[Opening Task data section]
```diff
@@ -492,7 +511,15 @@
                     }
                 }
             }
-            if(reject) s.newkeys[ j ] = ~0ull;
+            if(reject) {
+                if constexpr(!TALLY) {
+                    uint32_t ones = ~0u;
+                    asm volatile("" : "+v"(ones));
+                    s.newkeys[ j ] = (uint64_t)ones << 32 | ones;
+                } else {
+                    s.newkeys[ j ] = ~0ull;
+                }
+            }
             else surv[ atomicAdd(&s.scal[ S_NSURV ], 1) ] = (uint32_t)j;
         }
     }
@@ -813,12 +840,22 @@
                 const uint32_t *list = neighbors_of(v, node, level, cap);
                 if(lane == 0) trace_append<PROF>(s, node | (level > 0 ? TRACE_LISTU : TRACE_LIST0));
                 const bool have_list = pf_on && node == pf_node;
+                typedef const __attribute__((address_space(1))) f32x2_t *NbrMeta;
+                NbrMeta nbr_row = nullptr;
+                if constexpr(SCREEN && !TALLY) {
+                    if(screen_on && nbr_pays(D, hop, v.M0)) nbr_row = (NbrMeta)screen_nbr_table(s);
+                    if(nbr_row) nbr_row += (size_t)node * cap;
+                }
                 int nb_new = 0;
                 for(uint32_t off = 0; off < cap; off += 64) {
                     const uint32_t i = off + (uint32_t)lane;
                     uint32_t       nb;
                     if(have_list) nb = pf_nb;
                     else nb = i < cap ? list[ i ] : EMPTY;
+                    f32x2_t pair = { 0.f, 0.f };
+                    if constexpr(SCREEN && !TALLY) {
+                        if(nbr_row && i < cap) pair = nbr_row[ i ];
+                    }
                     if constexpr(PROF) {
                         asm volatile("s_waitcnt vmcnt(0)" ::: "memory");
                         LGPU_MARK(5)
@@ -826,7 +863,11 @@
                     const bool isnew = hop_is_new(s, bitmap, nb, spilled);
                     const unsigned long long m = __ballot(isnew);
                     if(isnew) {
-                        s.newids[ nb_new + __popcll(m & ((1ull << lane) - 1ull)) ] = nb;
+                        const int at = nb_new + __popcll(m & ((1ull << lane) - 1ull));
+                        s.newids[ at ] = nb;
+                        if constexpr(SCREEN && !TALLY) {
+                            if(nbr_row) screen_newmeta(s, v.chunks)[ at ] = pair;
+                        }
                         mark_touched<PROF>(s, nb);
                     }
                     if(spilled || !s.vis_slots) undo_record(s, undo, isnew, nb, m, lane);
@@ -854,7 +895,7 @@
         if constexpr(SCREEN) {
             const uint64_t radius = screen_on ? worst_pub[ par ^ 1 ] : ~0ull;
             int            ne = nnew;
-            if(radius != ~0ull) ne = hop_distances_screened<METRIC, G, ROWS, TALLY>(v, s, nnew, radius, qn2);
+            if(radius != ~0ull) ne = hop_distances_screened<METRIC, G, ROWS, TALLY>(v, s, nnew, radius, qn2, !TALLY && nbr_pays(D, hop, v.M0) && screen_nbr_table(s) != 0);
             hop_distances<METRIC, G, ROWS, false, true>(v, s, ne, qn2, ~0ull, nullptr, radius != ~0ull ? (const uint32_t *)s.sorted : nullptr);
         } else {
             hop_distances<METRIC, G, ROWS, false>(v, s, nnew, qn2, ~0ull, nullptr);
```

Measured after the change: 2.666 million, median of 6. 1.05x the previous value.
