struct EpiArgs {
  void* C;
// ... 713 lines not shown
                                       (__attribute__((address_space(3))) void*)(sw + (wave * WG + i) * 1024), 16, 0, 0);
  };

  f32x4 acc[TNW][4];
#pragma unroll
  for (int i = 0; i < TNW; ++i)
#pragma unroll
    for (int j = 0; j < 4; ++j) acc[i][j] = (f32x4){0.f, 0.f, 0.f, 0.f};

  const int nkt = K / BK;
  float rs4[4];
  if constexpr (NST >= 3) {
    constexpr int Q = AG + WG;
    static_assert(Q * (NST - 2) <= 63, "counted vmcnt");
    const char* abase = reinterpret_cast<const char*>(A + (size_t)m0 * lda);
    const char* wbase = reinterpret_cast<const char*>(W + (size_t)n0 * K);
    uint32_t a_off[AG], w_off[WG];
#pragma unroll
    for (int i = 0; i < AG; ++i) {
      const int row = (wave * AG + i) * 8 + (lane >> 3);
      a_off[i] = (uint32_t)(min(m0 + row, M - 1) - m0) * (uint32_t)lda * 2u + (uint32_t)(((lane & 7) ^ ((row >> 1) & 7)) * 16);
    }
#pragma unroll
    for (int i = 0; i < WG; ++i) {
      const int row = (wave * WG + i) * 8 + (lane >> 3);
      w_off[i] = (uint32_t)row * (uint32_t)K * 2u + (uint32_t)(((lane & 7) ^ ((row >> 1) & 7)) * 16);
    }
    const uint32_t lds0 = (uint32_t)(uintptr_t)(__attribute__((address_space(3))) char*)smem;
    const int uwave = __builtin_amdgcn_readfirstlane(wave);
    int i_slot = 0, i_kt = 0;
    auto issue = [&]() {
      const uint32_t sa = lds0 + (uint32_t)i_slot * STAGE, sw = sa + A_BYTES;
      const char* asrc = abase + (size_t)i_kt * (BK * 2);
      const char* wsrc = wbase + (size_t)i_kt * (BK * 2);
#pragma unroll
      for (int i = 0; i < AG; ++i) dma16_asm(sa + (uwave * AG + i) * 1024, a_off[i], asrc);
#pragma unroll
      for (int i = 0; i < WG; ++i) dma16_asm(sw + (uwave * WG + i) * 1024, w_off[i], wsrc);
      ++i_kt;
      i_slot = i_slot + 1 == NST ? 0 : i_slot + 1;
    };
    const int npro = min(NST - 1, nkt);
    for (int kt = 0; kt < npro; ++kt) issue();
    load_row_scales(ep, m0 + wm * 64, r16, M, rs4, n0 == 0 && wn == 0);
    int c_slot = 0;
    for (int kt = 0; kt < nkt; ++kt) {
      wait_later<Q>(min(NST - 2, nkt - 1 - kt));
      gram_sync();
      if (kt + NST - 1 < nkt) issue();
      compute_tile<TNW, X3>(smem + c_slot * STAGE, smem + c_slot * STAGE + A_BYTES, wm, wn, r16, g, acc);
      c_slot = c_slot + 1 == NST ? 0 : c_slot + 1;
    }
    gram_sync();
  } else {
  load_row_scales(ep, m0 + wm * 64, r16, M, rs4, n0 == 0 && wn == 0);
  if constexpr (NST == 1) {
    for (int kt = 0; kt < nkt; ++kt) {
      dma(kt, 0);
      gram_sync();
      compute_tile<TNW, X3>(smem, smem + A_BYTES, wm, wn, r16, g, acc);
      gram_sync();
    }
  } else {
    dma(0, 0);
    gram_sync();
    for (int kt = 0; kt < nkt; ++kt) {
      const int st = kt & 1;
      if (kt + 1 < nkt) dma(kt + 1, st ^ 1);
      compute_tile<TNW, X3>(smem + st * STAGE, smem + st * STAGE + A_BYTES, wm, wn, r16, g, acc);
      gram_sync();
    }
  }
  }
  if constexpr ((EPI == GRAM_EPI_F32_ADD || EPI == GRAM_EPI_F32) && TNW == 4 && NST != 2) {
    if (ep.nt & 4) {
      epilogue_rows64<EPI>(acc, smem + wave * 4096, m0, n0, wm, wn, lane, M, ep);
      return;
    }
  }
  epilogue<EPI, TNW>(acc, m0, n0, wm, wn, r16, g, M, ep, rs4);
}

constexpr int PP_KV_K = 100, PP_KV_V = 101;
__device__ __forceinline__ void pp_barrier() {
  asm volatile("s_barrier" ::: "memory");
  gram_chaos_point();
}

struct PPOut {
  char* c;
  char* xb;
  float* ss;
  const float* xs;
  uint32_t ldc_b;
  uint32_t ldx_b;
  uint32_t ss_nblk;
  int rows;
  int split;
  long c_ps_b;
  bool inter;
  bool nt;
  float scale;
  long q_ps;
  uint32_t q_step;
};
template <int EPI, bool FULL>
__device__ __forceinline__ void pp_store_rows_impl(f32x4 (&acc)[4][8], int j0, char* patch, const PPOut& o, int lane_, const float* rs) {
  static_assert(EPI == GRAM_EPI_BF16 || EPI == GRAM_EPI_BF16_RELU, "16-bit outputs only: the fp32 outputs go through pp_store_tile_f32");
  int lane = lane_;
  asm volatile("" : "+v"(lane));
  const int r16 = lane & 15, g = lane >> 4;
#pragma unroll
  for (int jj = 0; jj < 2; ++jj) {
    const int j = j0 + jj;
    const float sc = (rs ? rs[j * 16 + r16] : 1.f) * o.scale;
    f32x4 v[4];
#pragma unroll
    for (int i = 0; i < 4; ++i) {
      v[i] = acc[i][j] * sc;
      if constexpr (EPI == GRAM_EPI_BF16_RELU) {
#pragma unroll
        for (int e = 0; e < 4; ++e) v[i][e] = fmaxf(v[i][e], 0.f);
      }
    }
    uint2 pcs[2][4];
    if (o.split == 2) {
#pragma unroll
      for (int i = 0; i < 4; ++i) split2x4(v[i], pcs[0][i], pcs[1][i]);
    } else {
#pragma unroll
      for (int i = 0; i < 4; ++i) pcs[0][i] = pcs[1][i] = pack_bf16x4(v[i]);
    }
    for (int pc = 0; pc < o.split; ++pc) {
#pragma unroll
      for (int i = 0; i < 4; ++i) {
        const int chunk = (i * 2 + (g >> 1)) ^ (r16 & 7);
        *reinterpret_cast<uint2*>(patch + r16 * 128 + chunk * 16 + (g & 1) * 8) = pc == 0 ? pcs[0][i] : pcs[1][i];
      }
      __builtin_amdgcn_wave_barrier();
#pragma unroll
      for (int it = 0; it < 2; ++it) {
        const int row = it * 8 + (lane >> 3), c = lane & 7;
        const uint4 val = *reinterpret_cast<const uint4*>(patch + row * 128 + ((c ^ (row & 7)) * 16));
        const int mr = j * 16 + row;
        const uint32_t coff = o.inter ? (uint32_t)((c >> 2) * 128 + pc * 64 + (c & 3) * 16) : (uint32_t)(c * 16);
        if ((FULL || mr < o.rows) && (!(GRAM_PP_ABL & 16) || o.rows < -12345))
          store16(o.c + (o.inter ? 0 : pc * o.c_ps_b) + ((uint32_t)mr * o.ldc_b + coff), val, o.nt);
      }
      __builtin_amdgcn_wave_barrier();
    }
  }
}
[Closing Task data section]
[The problem] In the entries above, find the line with "uint32_t ldx_b;" and the line with "const int row = it", then restate word for word both of them and every line between, with nothing more.

[Reply to the exercise]
  uint32_t ldx_b;
  uint32_t ss_nblk;
  int rows;
  int split;
  long c_ps_b;
  bool inter;
  bool nt;
  float scale;
  long q_ps;
  uint32_t q_step;
};
template <int EPI, bool FULL>
__device__ __forceinline__ void pp_store_rows_impl(f32x4 (&acc)[4][8], int j0, char* patch, const PPOut& o, int lane_, const float* rs) {
  static_assert(EPI == GRAM_EPI_BF16 || EPI == GRAM_EPI_BF16_RELU, "16-bit outputs only: the fp32 outputs go through pp_store_tile_f32");
  int lane = lane_;
  asm volatile("" : "+v"(lane));
  const int r16 = lane & 15, g = lane >> 4;
#pragma unroll
  for (int jj = 0; jj < 2; ++jj) {
    const int j = j0 + jj;
    const float sc = (rs ? rs[j * 16 + r16] : 1.f) * o.scale;
    f32x4 v[4];
#pragma unroll
    for (int i = 0; i < 4; ++i) {
      v[i] = acc[i][j] * sc;
      if constexpr (EPI == GRAM_EPI_BF16_RELU) {
#pragma unroll
        for (int e = 0; e < 4; ++e) v[i][e] = fmaxf(v[i][e], 0.f);
      }
    }
    uint2 pcs[2][4];
    if (o.split == 2) {
#pragma unroll
      for (int i = 0; i < 4; ++i) split2x4(v[i], pcs[0][i], pcs[1][i]);
    } else {
#pragma unroll
      for (int i = 0; i < 4; ++i) pcs[0][i] = pcs[1][i] = pack_bf16x4(v[i]);
    }
    for (int pc = 0; pc < o.split; ++pc) {
#pragma unroll
      for (int i = 0; i < 4; ++i) {
        const int chunk = (i * 2 + (g >> 1)) ^ (r16 & 7);
        *reinterpret_cast<uint2*>(patch + r16 * 128 + chunk * 16 + (g & 1) * 8) = pc == 0 ? pcs[0][i] : pcs[1][i];
      }
      __builtin_amdgcn_wave_barrier();
#pragma unroll
      for (int it = 0; it < 2; ++it) {
        const int row = it * 8 + (lane >> 3), c = lane & 7;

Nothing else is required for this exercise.